== Problem ==
From the records below, copy each line in which the string "empty" occurs.

== Given records ==

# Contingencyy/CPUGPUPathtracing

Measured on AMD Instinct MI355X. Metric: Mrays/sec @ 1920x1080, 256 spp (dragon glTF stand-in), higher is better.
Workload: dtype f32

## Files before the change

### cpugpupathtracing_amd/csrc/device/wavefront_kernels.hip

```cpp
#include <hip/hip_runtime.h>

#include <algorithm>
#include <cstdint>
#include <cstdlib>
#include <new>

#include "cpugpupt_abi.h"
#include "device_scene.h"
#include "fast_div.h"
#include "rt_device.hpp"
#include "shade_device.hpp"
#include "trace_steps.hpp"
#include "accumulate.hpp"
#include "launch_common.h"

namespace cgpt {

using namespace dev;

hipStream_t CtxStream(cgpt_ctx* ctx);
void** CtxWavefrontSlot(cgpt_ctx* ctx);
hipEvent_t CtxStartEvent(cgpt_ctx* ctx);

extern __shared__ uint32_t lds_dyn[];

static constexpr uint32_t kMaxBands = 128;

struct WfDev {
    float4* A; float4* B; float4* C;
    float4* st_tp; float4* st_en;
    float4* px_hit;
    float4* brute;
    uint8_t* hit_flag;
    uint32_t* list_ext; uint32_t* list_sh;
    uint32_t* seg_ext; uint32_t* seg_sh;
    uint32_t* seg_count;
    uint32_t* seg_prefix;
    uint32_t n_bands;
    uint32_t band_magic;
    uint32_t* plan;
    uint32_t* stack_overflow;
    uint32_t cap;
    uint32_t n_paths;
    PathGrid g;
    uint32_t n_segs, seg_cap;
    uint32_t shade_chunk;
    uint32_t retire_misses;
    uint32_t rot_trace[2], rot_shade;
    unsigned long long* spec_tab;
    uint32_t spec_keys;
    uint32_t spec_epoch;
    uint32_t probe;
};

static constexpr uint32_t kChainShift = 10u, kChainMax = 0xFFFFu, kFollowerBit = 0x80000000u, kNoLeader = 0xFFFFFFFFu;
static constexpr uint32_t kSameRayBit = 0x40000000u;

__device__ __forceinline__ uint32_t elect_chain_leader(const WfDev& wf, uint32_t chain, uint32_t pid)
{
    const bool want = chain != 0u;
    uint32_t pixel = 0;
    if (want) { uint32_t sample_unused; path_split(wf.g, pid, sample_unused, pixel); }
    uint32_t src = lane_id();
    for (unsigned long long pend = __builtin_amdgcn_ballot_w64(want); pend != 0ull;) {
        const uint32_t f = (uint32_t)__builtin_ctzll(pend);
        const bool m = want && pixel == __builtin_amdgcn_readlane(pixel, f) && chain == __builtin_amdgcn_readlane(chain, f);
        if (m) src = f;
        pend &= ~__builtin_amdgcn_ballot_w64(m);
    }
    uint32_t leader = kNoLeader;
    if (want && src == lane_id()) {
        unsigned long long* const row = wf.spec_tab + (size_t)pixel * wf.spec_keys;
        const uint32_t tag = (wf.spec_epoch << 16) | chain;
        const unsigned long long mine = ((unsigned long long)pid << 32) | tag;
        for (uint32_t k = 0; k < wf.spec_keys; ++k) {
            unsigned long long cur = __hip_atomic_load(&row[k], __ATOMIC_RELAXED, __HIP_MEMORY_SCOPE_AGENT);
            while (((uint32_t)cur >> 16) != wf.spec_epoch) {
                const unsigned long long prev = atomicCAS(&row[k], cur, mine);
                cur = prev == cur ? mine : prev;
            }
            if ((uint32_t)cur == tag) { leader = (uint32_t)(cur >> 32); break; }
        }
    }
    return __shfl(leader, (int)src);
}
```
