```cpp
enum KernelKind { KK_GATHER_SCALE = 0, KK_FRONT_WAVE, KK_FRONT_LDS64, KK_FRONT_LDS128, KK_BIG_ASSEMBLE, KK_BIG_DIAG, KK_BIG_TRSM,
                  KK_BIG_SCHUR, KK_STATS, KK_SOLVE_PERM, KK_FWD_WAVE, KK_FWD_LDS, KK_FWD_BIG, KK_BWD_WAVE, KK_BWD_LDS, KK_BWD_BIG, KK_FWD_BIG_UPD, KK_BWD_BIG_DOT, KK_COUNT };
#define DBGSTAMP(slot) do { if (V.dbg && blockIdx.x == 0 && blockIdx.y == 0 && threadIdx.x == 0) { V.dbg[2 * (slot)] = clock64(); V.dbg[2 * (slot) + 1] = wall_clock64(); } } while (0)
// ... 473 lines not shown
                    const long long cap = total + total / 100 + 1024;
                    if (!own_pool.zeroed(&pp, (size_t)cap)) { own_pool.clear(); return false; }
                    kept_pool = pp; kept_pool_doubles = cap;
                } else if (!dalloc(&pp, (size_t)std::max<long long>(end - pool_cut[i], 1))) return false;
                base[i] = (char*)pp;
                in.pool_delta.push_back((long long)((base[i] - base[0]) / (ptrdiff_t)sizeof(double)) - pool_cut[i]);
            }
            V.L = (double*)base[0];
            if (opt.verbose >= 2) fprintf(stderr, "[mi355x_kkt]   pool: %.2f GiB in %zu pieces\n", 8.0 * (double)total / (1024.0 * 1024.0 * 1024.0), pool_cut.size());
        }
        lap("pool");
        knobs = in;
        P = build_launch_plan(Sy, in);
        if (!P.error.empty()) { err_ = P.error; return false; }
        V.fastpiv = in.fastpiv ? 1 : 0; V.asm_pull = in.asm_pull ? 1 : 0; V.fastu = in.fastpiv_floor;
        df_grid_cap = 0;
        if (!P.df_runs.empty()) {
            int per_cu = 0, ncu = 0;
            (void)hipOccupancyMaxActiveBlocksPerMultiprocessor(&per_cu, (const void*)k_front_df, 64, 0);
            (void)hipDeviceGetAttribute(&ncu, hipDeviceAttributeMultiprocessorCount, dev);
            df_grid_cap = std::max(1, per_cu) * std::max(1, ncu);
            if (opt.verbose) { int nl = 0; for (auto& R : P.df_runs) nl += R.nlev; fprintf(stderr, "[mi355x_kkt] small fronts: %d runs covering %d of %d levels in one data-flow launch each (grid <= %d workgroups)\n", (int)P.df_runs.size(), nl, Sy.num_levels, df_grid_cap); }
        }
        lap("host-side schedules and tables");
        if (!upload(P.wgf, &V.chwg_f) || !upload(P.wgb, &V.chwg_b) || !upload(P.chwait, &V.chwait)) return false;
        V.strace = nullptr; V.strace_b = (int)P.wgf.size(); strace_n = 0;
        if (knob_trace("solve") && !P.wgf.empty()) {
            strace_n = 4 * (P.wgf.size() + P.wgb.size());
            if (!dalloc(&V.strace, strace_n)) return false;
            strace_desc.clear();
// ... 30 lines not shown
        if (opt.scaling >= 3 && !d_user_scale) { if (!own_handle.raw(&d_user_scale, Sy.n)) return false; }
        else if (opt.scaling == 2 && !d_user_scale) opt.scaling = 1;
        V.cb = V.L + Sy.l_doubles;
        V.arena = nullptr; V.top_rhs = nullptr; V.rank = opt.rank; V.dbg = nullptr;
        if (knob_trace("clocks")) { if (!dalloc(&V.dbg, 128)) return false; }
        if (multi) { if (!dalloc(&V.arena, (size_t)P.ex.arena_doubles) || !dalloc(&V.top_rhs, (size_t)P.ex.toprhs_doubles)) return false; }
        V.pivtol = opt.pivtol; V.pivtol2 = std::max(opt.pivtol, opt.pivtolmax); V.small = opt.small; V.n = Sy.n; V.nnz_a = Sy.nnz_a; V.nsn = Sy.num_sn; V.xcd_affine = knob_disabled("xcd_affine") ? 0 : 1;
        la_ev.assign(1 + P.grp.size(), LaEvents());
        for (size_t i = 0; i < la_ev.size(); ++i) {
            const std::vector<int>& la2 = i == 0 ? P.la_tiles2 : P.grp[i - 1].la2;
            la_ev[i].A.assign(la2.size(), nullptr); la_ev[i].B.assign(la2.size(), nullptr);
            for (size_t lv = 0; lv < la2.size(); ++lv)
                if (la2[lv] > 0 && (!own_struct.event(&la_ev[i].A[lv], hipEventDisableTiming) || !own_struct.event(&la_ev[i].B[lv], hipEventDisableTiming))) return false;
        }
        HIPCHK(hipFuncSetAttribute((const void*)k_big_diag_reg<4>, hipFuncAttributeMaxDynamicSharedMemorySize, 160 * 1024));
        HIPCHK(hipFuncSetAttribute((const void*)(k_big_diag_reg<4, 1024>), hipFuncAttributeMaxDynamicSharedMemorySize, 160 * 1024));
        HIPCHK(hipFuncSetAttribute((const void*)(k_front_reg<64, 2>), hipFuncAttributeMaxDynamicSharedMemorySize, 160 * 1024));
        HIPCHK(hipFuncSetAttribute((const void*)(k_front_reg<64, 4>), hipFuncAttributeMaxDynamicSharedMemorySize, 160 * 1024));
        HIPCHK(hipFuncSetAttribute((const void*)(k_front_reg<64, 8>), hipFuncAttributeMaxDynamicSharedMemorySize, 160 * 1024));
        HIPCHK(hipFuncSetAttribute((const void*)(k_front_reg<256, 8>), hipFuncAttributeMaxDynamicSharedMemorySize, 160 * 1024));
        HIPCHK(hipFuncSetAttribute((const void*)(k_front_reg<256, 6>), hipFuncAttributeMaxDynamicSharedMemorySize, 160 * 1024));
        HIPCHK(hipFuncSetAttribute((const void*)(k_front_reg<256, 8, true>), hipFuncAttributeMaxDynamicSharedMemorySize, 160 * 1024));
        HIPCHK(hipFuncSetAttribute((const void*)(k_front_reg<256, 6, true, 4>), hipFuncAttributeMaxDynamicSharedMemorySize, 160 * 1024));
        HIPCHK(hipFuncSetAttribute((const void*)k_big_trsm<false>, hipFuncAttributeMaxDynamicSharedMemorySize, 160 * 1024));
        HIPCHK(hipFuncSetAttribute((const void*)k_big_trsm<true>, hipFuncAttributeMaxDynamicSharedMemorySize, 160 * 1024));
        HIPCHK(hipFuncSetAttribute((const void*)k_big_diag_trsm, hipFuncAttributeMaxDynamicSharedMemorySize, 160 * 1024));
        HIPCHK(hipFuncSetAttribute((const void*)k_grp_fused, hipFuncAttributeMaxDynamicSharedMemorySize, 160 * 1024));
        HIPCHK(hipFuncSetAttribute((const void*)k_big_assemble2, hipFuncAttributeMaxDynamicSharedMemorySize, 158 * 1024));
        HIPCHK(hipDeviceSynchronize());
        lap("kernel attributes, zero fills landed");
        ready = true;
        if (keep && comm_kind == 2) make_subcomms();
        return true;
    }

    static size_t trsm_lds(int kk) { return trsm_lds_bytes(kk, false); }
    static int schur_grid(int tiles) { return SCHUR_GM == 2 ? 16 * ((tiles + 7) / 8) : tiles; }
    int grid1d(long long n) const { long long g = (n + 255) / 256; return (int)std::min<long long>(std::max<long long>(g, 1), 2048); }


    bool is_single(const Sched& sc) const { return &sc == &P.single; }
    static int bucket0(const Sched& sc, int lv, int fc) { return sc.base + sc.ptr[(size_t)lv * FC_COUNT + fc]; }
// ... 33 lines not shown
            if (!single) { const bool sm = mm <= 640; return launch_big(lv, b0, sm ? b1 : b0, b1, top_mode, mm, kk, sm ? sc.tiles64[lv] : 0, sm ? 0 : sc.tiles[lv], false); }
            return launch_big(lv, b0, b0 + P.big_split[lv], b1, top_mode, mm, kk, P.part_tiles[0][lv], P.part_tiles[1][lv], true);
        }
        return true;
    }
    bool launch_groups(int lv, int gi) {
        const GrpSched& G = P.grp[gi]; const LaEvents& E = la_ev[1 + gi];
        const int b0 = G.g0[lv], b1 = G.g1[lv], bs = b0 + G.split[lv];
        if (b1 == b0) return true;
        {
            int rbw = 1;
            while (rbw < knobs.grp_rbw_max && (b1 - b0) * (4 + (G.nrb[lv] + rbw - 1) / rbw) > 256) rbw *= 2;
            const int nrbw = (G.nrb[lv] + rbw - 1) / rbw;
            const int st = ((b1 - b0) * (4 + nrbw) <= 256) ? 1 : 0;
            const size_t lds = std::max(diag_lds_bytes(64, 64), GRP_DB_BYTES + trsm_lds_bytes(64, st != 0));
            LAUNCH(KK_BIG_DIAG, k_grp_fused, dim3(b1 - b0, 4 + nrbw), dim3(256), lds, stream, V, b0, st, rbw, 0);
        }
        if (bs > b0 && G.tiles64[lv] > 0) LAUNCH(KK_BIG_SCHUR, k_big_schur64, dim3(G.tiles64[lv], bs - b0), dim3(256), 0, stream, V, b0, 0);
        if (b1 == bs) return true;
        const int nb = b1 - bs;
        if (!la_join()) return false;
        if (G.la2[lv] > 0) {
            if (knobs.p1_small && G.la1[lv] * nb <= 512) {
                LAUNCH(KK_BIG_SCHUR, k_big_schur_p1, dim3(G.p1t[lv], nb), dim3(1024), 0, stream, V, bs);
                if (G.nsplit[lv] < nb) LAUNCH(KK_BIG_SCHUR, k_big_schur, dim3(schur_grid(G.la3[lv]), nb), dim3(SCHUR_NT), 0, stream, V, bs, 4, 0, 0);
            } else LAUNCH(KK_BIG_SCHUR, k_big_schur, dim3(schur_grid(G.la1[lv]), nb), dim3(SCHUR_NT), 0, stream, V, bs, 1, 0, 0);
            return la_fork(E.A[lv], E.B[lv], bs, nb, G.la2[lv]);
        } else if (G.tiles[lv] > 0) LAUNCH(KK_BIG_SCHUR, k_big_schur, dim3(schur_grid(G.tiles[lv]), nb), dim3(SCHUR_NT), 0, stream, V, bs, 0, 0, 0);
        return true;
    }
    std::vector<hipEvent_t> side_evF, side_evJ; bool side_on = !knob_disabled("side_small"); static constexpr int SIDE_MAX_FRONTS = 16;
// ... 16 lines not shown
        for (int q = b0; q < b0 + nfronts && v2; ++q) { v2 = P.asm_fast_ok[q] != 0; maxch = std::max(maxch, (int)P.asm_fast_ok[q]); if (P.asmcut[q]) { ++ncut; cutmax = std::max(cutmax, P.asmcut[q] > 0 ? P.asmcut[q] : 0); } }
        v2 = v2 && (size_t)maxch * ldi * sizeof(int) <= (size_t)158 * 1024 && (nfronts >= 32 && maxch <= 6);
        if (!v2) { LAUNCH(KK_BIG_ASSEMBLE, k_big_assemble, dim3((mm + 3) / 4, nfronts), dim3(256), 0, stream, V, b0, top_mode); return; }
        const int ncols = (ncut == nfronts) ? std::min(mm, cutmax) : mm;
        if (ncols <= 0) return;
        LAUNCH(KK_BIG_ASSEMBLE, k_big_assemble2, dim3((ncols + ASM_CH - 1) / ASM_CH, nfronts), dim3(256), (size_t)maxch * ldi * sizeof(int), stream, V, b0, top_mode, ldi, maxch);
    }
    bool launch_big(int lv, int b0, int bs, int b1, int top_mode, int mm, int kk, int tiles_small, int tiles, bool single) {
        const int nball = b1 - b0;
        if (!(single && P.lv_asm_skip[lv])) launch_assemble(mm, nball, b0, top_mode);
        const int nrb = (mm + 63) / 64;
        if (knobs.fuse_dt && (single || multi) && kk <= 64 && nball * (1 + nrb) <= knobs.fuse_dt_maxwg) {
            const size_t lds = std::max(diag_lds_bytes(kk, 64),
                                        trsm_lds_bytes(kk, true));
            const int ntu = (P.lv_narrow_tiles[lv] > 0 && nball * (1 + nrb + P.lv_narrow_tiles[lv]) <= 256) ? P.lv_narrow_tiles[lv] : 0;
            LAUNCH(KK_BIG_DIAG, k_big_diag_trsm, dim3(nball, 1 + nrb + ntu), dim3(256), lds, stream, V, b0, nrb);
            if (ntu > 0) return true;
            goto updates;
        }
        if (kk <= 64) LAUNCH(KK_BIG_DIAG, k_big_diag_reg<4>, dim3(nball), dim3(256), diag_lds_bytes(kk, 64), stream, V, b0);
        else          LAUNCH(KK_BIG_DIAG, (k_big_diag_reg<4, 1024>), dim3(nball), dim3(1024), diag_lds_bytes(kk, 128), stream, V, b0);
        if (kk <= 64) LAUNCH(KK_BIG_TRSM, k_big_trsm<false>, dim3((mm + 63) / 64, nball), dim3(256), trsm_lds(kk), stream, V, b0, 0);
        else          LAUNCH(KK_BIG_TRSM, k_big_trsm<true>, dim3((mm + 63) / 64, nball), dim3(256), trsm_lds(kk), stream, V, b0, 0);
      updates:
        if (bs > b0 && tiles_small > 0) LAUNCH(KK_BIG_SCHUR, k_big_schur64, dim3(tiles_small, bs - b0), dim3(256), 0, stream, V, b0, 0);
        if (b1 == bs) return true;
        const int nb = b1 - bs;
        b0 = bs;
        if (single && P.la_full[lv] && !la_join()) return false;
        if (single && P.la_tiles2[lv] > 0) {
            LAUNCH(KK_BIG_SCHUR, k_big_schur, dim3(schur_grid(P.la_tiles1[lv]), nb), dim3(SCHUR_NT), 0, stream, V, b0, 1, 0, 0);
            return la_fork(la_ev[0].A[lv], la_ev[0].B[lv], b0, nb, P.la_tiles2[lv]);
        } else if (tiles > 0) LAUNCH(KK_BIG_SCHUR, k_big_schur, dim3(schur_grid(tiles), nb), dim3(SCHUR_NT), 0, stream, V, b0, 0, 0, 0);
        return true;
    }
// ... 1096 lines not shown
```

== Solution ==
        if (!P.error.empty()) { err_ = P.error; return false; }
        if (!P.df_runs.empty()) {
        if (knob_trace("solve") && !P.wgf.empty()) {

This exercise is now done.